### [Task to carry out]
Find the line with "h->pinned_err_launches = -1;" and the line with "counts[1] = wave" in the entries below; output exactly those two lines, every line between them, and no others.

### [Data provided]

@@ -5530,13 +5577,22 @@
         if (!ahead) rc = run_call(h, g, nxt, gamma, temperature ? temperature + (g - g_from) : nullptr, hints);
         ahead = false;
         if (rc) break;
+        if ((rc = flush_held()) != DEMCZ_OK) break;
         int64_t c0 = slab_end_at_or_after(g, every);
         while (c0 <= nxt && c0 - every < h->g0) c0 += every;
         const int64_t nck = c0 <= nxt ? (nxt - c0) / every + 1 : 0;
         if (nck > 0) {
             double* slot = pinned + (size_t)checks * d;
-            rc = rhat_enqueue(h, c0 - every + 1, c0, slot, monitor && nxt < g_to, (int)nck);
+            double* const slot_dev = pinned_dev + (size_t)checks * d;
+            hipStream_t qs = nullptr;
+            rc = rhat_side_gate(h, monitor && nxt < g_to, qs);
             if (rc) break;
+            if (qs != h->stream && qs == h->prod_stream && !rhat_first_env) {
+                held.on = true; held.qs = qs; held.g_from = c0 - every + 1; held.g_to = c0; held.slot = slot; held.slot_dev = slot_dev; held.nck = (int)nck;
+            } else {
+                rc = rhat_enqueue_on(h, qs, c0 - every + 1, c0, slot, (int)nck, slot_dev);
+                if (rc) break;
+            }
             checks += (int32_t)nck;
             if (!monitor) {
                 int64_t M_before = 0;
@@ -5594,6 +5650,7 @@
         }
         g = nxt + 1;
     }
+    { const int32_t rcf = flush_held(); if (rc == DEMCZ_OK) rc = rcf; }
     h->pinned_err_launches = -1;
     if (rc == DEMCZ_OK && !h->live_log.empty() && h->peer_mode != 2) {
         if (!h->pinned_err && host_malloc((void**)&h->pinned_err, 4 * sizeof(unsigned int)) != hipSuccess) { h->pinned_err = nullptr; (void)hipGetLastError(); }
@@ -5695,6 +5752,15 @@
     counts[0] = h->kernel_counts[0];
     counts[1] = wave ? h->launches - h->kernel_counts[0] : 0;
     counts[2] = wave ? 0 : h->launches;
+    return DEMCZ_OK;
+}
+
+extern "C" int32_t demcz_debug_rhat_counts(const demcz_handle* h, int64_t* counts)
+{
+    NOT_DERIVED(h);
+    if (!h || !counts) return DEMCZ_ERR_INVALID_ARGUMENT;
+    counts[0] = h->rhat_counts[0];
+    counts[1] = h->rhat_counts[1];
     return DEMCZ_OK;
 }
 
diff --git a/demc.jl_amd/csrc/demcz_kernels.h b/demc.jl_amd/csrc/demcz_kernels.h
--- a/demc.jl_amd/csrc/demcz_kernels.h
+++ b/demc.jl_amd/csrc/demcz_kernels.h
@@ -552,172 +552,6 @@
     Z[(base + (sidx * R + r) * n_loc + j) * ZS + p] = slab[i];
 }
 
-__global__ void rhat_moments_kernel(const double* chain, int64_t N, int d, int64_t s0, int64_t n, int nchunk,
-                                    double* S1, double* S2, int64_t w, int64_t slice)
-{
-    const int64_t i = (int64_t)blockIdx.x * blockDim.x + threadIdx.x;
-    if (i >= N * d) return;
-    s0 += (int64_t)blockIdx.z * w;
-    S1 += (int64_t)blockIdx.z * slice;
-    S2 += (int64_t)blockIdx.z * slice;
-    const int h = blockIdx.y / nchunk, ck = blockIdx.y % nchunk;
-    const int64_t per = (n + nchunk - 1) / nchunk;
-    const int64_t t0 = ck * per, t1 = (t0 + per < n) ? t0 + per : n;
-    const int64_t stride = N * d;
-    const double* base = chain + i + stride * (s0 + h * n);
-    const double x0 = base[0];
-    double a = 0.0, b = 0.0;
-    int64_t t = t0;
-    for (; t + 8 <= t1; t += 8) {
-        double v[8];
-#pragma unroll
-        for (int u = 0; u < 8; ++u) v[u] = base[stride * (t + u)];
-#pragma unroll
-        for (int u = 0; u < 8; ++u) {
-            const double w = v[u] - x0;
-            a += w;
-            b = fma(w, w, b);
-        }
-    }
-    for (; t < t1; ++t) {
-        double v = base[stride * t] - x0;
-        a += v;
-        b = fma(v, v, b);
-    }
-    const int64_t o = i + stride * blockIdx.y;
-    S1[o] = a;
-    S2[o] = b;
-}
-
-__global__ void rhat_chainstats_kernel(const double* chain, int64_t N, int d, int64_t s0, int64_t n, int nchunk,
-                                       const double* S1, const double* S2, double* mean_j, double* s2_j, int64_t w, int64_t slice)
-{
-    const int64_t i = (int64_t)blockIdx.x * blockDim.x + threadIdx.x;
-    if (i >= N * d) return;
-    s0 += (int64_t)blockIdx.z * w;
-    S1 += (int64_t)blockIdx.z * slice;
-    S2 += (int64_t)blockIdx.z * slice;
-    mean_j += (int64_t)blockIdx.z * slice;
-    s2_j += (int64_t)blockIdx.z * slice;
-    const int h = blockIdx.y;
-    const int64_t stride = N * d;
-    const double x0 = chain[i + stride * (s0 + h * n)];
-    double a = 0.0, b = 0.0;
-    for (int ck = 0; ck < nchunk; ++ck) {
-        a += S1[i + stride * (h * nchunk + ck)];
-        b += S2[i + stride * (h * nchunk + ck)];
-    }
-    const double nn = (double)n;
-    mean_j[i + stride * h] = x0 + a / nn;
-    s2_j[i + stride * h] = (b - a * a / nn) / (nn - 1.0);
-}
-
-__global__ void __launch_bounds__(256) rhat_reduce_kernel(const double* mean_j, const double* s2_j, int64_t N, int d,
-                                                          int stage, const double* grand, double grand_div, double* out)
-{
-    __shared__ double ra[256], rb[256];
-    const int p = blockIdx.x;
-    const int64_t stride = N * d;
-    double a = 0.0, b = 0.0;
-    const double gm = stage ? grand[p] / grand_div : 0.0;
-    int64_t h = 0, c = threadIdx.x;
-    while (c >= N) { c -= N; ++h; }
-    for (int64_t k = threadIdx.x; k < 2 * N; k += 256) {
-        const int64_t at = c + N * p + stride * h;
-        const double mj = mean_j[at];
-        if (stage == 0) {
-            a += mj;
-        } else {
-            const double dv = mj - gm;
-            a = fma(dv, dv, a);
-            b += s2_j[at];
-        }
-        c += 256;
-        while (c >= N) { c -= N; ++h; }
-    }
-    ra[threadIdx.x] = a;
-    rb[threadIdx.x] = b;
-    __syncthreads();
-    for (int s = 128; s > 0; s >>= 1) {
-        if ((int)threadIdx.x < s) {
-            ra[threadIdx.x] += ra[threadIdx.x + s];
-            rb[threadIdx.x] += rb[threadIdx.x + s];
-        }
-        __syncthreads();
-    }
-    if (threadIdx.x == 0) {
-        out[p] = ra[0];
-        if (stage) out[d + p] = rb[0];
-    }
-}
-
-__global__ void __launch_bounds__(256) rhat_tail_kernel(const double* mean_j, const double* s2_j, int64_t N, int d,
-                                                        double n, double m, double* rhat, int64_t slice)
-{
-    __shared__ double ra[256], rb[256];
-    const int p = blockIdx.x;
-    mean_j += (int64_t)blockIdx.y * slice;
-    s2_j += (int64_t)blockIdx.y * slice;
-    rhat += (int64_t)blockIdx.y * d;
-    const int64_t stride = N * d;
-    double a = 0.0, b = 0.0;
-    int64_t h0 = 0, c0 = threadIdx.x;
-    while (c0 >= N) { c0 -= N; ++h0; }
-    {
-        int64_t h = h0, c = c0;
-        for (int64_t k = threadIdx.x; k < 2 * N; k += 256) {
-            a += mean_j[c + N * p + stride * h];
-            c += 256;
-            while (c >= N) { c -= N; ++h; }
-        }
-    }
-    ra[threadIdx.x] = a;
-    __syncthreads();
-    for (int s = 128; s > 0; s >>= 1) {
-        if ((int)threadIdx.x < s) ra[threadIdx.x] += ra[threadIdx.x + s];
-        __syncthreads();
-    }
-    const double gm = ra[0] / m;
-    __syncthreads();
-    a = 0.0;
-    {
-        int64_t h = h0, c = c0;
-        for (int64_t k = threadIdx.x; k < 2 * N; k += 256) {
-            const int64_t at = c + N * p + stride * h;
-            const double dv = mean_j[at] - gm;
-            a = fma(dv, dv, a);
-            b += s2_j[at];
-            c += 256;
-            while (c >= N) { c -= N; ++h; }
-        }
-    }
-    ra[threadIdx.x] = a;
-    rb[threadIdx.x] = b;
-    __syncthreads();
-    for (int s = 128; s > 0; s >>= 1) {
-        if ((int)threadIdx.x < s) {
-            ra[threadIdx.x] += ra[threadIdx.x + s];
-            rb[threadIdx.x] += rb[threadIdx.x + s];
-        }
-        __syncthreads();
-    }
-    if (threadIdx.x == 0) {
-        const double B = n / (m - 1.0) * ra[0];
-        const double W = rb[0] / m;
-        const double varhat = (n - 1.0) / n * W + B / n;
-        rhat[p] = sqrt(varhat / W);
-    }
-}
-
-__global__ void rhat_final_kernel(const double* in, int d, double n, double m, double* rhat)
-{
-    const int p = blockIdx.x * blockDim.x + threadIdx.x;
-    if (p >= d) return;
-    const double B = n / (m - 1.0) * in[p];
-    const double W = in[d + p] / m;
-    const double varhat = (n - 1.0) / n * W + B / n;
-    rhat[p] = sqrt(varhat / W);
-}
 
 __global__ void __launch_bounds__(256) changed_from_history_kernel(const double* logobj, const double* lp_origin, int64_t N,
                                                                    int64_t s_from, long long* out)
diff --git a/demc.jl_amd/csrc/demcz_kernels_rhat.h b/demc.jl_amd/csrc/demcz_kernels_rhat.h
--- /dev/null
+++ b/demc.jl_amd/csrc/demcz_kernels_rhat.h
@@ -0,0 +1,187 @@
+#pragma once
+
+#include "demcz_device.h"
+#include "demcz_rhat_stats.h"
+
+#pragma clang fp contract(off)
+
+namespace demcz {
+
+__global__ void rhat_moments_kernel(const double* chain, int64_t N, int d, int64_t s0, int64_t n, int nchunk,
+                                    double* S1, double* S2, int64_t w, int64_t slice)
+{
+    const int64_t i = (int64_t)blockIdx.x * blockDim.x + threadIdx.x;
+    if (i >= N * d) return;
+    s0 += (int64_t)blockIdx.z * w;
+    S1 += (int64_t)blockIdx.z * slice;
+    S2 += (int64_t)blockIdx.z * slice;
+    const int h = blockIdx.y / nchunk, ck = blockIdx.y % nchunk;
+    const int64_t per = (n + nchunk - 1) / nchunk;
+    const int64_t t0 = ck * per, t1 = (t0 + per < n) ? t0 + per : n;
+    const int64_t stride = N * d;
+    const double* base = chain + i + stride * (s0 + h * n);
+    const double x0 = base[0];
+    double a = 0.0, b = 0.0;
+    int64_t t = t0;
+    for (; t + 8 <= t1; t += 8) {
+        double v[8];
+#pragma unroll
+        for (int u = 0; u < 8; ++u) v[u] = base[stride * (t + u)];
+#pragma unroll
+        for (int u = 0; u < 8; ++u) {
+            const double w = v[u] - x0;
+            a += w;
+            b = fma(w, w, b);
+        }
+    }
+    for (; t < t1; ++t) {
+        double v = base[stride * t] - x0;
+        a += v;
+        b = fma(v, v, b);
+    }
+    const int64_t o = i + stride * blockIdx.y;
+    S1[o] = a;
+    S2[o] = b;
+}
+
+__global__ void rhat_chainstats_kernel(const double* chain, int64_t N, int d, int64_t s0, int64_t n, int nchunk,
+                                       const double* S1, const double* S2, double* mean_j, double* s2_j, int64_t w, int64_t slice)
+{
+    const int64_t i = (int64_t)blockIdx.x * blockDim.x + threadIdx.x;
+    if (i >= N * d) return;
+    s0 += (int64_t)blockIdx.z * w;
+    S1 += (int64_t)blockIdx.z * slice;
+    S2 += (int64_t)blockIdx.z * slice;
+    mean_j += (int64_t)blockIdx.z * slice;
+    s2_j += (int64_t)blockIdx.z * slice;
+    const int h = blockIdx.y;
+    const int64_t stride = N * d;
+    const double x0 = chain[i + stride * (s0 + h * n)];
+    const int64_t first = i + stride * (h * nchunk);
+    rhat_chain_stats(x0, S1 + first, S2 + first, stride, nchunk, (double)n, mean_j[i + stride * h], s2_j[i + stride * h]);
+}
+
+__device__ __forceinline__ void rhat_tree(double* ra)
+{
+    __syncthreads();
+    for (int s = RHAT_TREE / 2; s > 0; s >>= 1) {
+        if ((int)threadIdx.x < s) ra[threadIdx.x] += ra[threadIdx.x + s];
+        __syncthreads();
+    }
+}
+__device__ __forceinline__ void rhat_tree(double* ra, double* rb)
+{
+    __syncthreads();
+    for (int s = RHAT_TREE / 2; s > 0; s >>= 1) {
+        if ((int)threadIdx.x < s) {
+            ra[threadIdx.x] += ra[threadIdx.x + s];
+            rb[threadIdx.x] += rb[threadIdx.x + s];
+        }
+        __syncthreads();
+    }
+}
+
+__global__ void __launch_bounds__(RHAT_TREE) rhat_reduce_kernel(const double* mean_j, const double* s2_j, int64_t N, int d,
+                                                                int stage, const double* grand, double grand_div, double* out)
+{
+    __shared__ double ra[RHAT_TREE], rb[RHAT_TREE];
+    const int p = blockIdx.x;
+    const int64_t stride = N * d;
+    const auto mean = [=](int64_t h, int64_t c, int64_t) { return mean_j[c + N * p + stride * h]; };
+    const auto var = [=](int64_t h, int64_t c, int64_t) { return s2_j[c + N * p + stride * h]; };
+    int64_t h0, c0;
+    rhat_first_element((int)threadIdx.x, N, h0, c0);
+    double a = 0.0, b = 0.0;
+    if (stage == 0) a = rhat_sum_means((int)threadIdx.x, N, h0, c0, mean);
+    else rhat_sum_squares((int)threadIdx.x, N, h0, c0, grand[p] / grand_div, mean, var, a, b);
+    ra[threadIdx.x] = a;
+    rb[threadIdx.x] = b;
+    rhat_tree(ra, rb);
+    if (threadIdx.x == 0) {
+        out[p] = ra[0];
+        if (stage) out[d + p] = rb[0];
+    }
+}
+
+__global__ void __launch_bounds__(RHAT_TREE) rhat_tail_kernel(const double* mean_j, const double* s2_j, int64_t N, int d,
+                                                              double n, double m, double* rhat, int64_t slice)
+{
+    __shared__ double ra[RHAT_TREE], rb[RHAT_TREE];
+    const int p = blockIdx.x;
+    mean_j += (int64_t)blockIdx.y * slice;
+    s2_j += (int64_t)blockIdx.y * slice;
+    rhat += (int64_t)blockIdx.y * d;
+    const int64_t stride = N * d;
+    const auto mean = [=](int64_t h, int64_t c, int64_t) { return mean_j[c + N * p + stride * h]; };
+    const auto var = [=](int64_t h, int64_t c, int64_t) { return s2_j[c + N * p + stride * h]; };
+    int64_t h0, c0;
+    rhat_first_element((int)threadIdx.x, N, h0, c0);
+    ra[threadIdx.x] = rhat_sum_means((int)threadIdx.x, N, h0, c0, mean);
+    rhat_tree(ra);
+    const double gm = ra[0] / m;
+    __syncthreads();
+    double a, b;
+    rhat_sum_squares((int)threadIdx.x, N, h0, c0, gm, mean, var, a, b);
+    ra[threadIdx.x] = a;
+    rb[threadIdx.x] = b;
+    rhat_tree(ra, rb);
+    if (threadIdx.x == 0) rhat[p] = rhat_from_sums(ra[0], rb[0], n, m);
+}
+
+__global__ void __launch_bounds__(RHAT_FINISH_BS) rhat_finish_kernel(const double* chain, int64_t N, int d, int64_t s0, int64_t n,
+                                                                     int nchunk, const double* S1, const double* S2, double m,
+                                                                     double* rhat, int64_t w, int64_t slice)
+{
+    extern __shared__ double rhat_stats_lds[];
+    __shared__ double ra[RHAT_TREE], rb[RHAT_TREE];
+    double* const lmean = rhat_stats_lds;
+    double* const lvar = rhat_stats_lds + 2 * N;
+    const int p = blockIdx.x, t = (int)threadIdx.x;
+    s0 += (int64_t)blockIdx.y * w;
+    S1 += (int64_t)blockIdx.y * slice;
+    S2 += (int64_t)blockIdx.y * slice;
+    rhat += (int64_t)blockIdx.y * d;
+    const int64_t stride = N * d;
+    const double nn = (double)n;
+    {
+        int64_t h, c;
+        rhat_first_element(t, N, h, c);
+        for (int64_t k = t; k < 2 * N; k += RHAT_FINISH_BS) {
+            const int64_t i = c + N * p;
+            const double x0 = chain[i + stride * (s0 + h * n)];
+            const int64_t first = i + stride * (h * nchunk);
+            rhat_chain_stats(x0, S1 + first, S2 + first, stride, nchunk, nn, lmean[k], lvar[k]);
+            c += RHAT_FINISH_BS;
+            while (c >= N) { c -= N; ++h; }
+        }
+    }
+    __syncthreads();
+    const bool tail = t < RHAT_TREE;
+    const auto mean = [=](int64_t, int64_t, int64_t k) { return lmean[k]; };
+    const auto var = [=](int64_t, int64_t, int64_t k) { return lvar[k]; };
+    int64_t h0 = 0, c0 = 0;
+    if (tail) {
+        rhat_first_element(t, N, h0, c0);
+        ra[t] = rhat_sum_means(t, N, h0, c0, mean);
+    }
+    rhat_tree(ra);
+    const double gm = ra[0] / m;
+    __syncthreads();
+    if (tail) {
+        double a, b;
+        rhat_sum_squares(t, N, h0, c0, gm, mean, var, a, b);
+        ra[t] = a;
+        rb[t] = b;
+    }
+    rhat_tree(ra, rb);
+    if (t == 0) rhat[p] = rhat_from_sums(ra[0], rb[0], nn, m);
+}
+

### [Response to this task]
     h->pinned_err_launches = -1;
     if (rc == DEMCZ_OK && !h->live_log.empty() && h->peer_mode != 2) {
         if (!h->pinned_err && host_malloc((void**)&h->pinned_err, 4 * sizeof(unsigned int)) != hipSuccess) { h->pinned_err = nullptr; (void)hipGetLastError(); }
@@ -5695,6 +5752,15 @@
     counts[0] = h->kernel_counts[0];
     counts[1] = wave ? h->launches - h->kernel_counts[0] : 0;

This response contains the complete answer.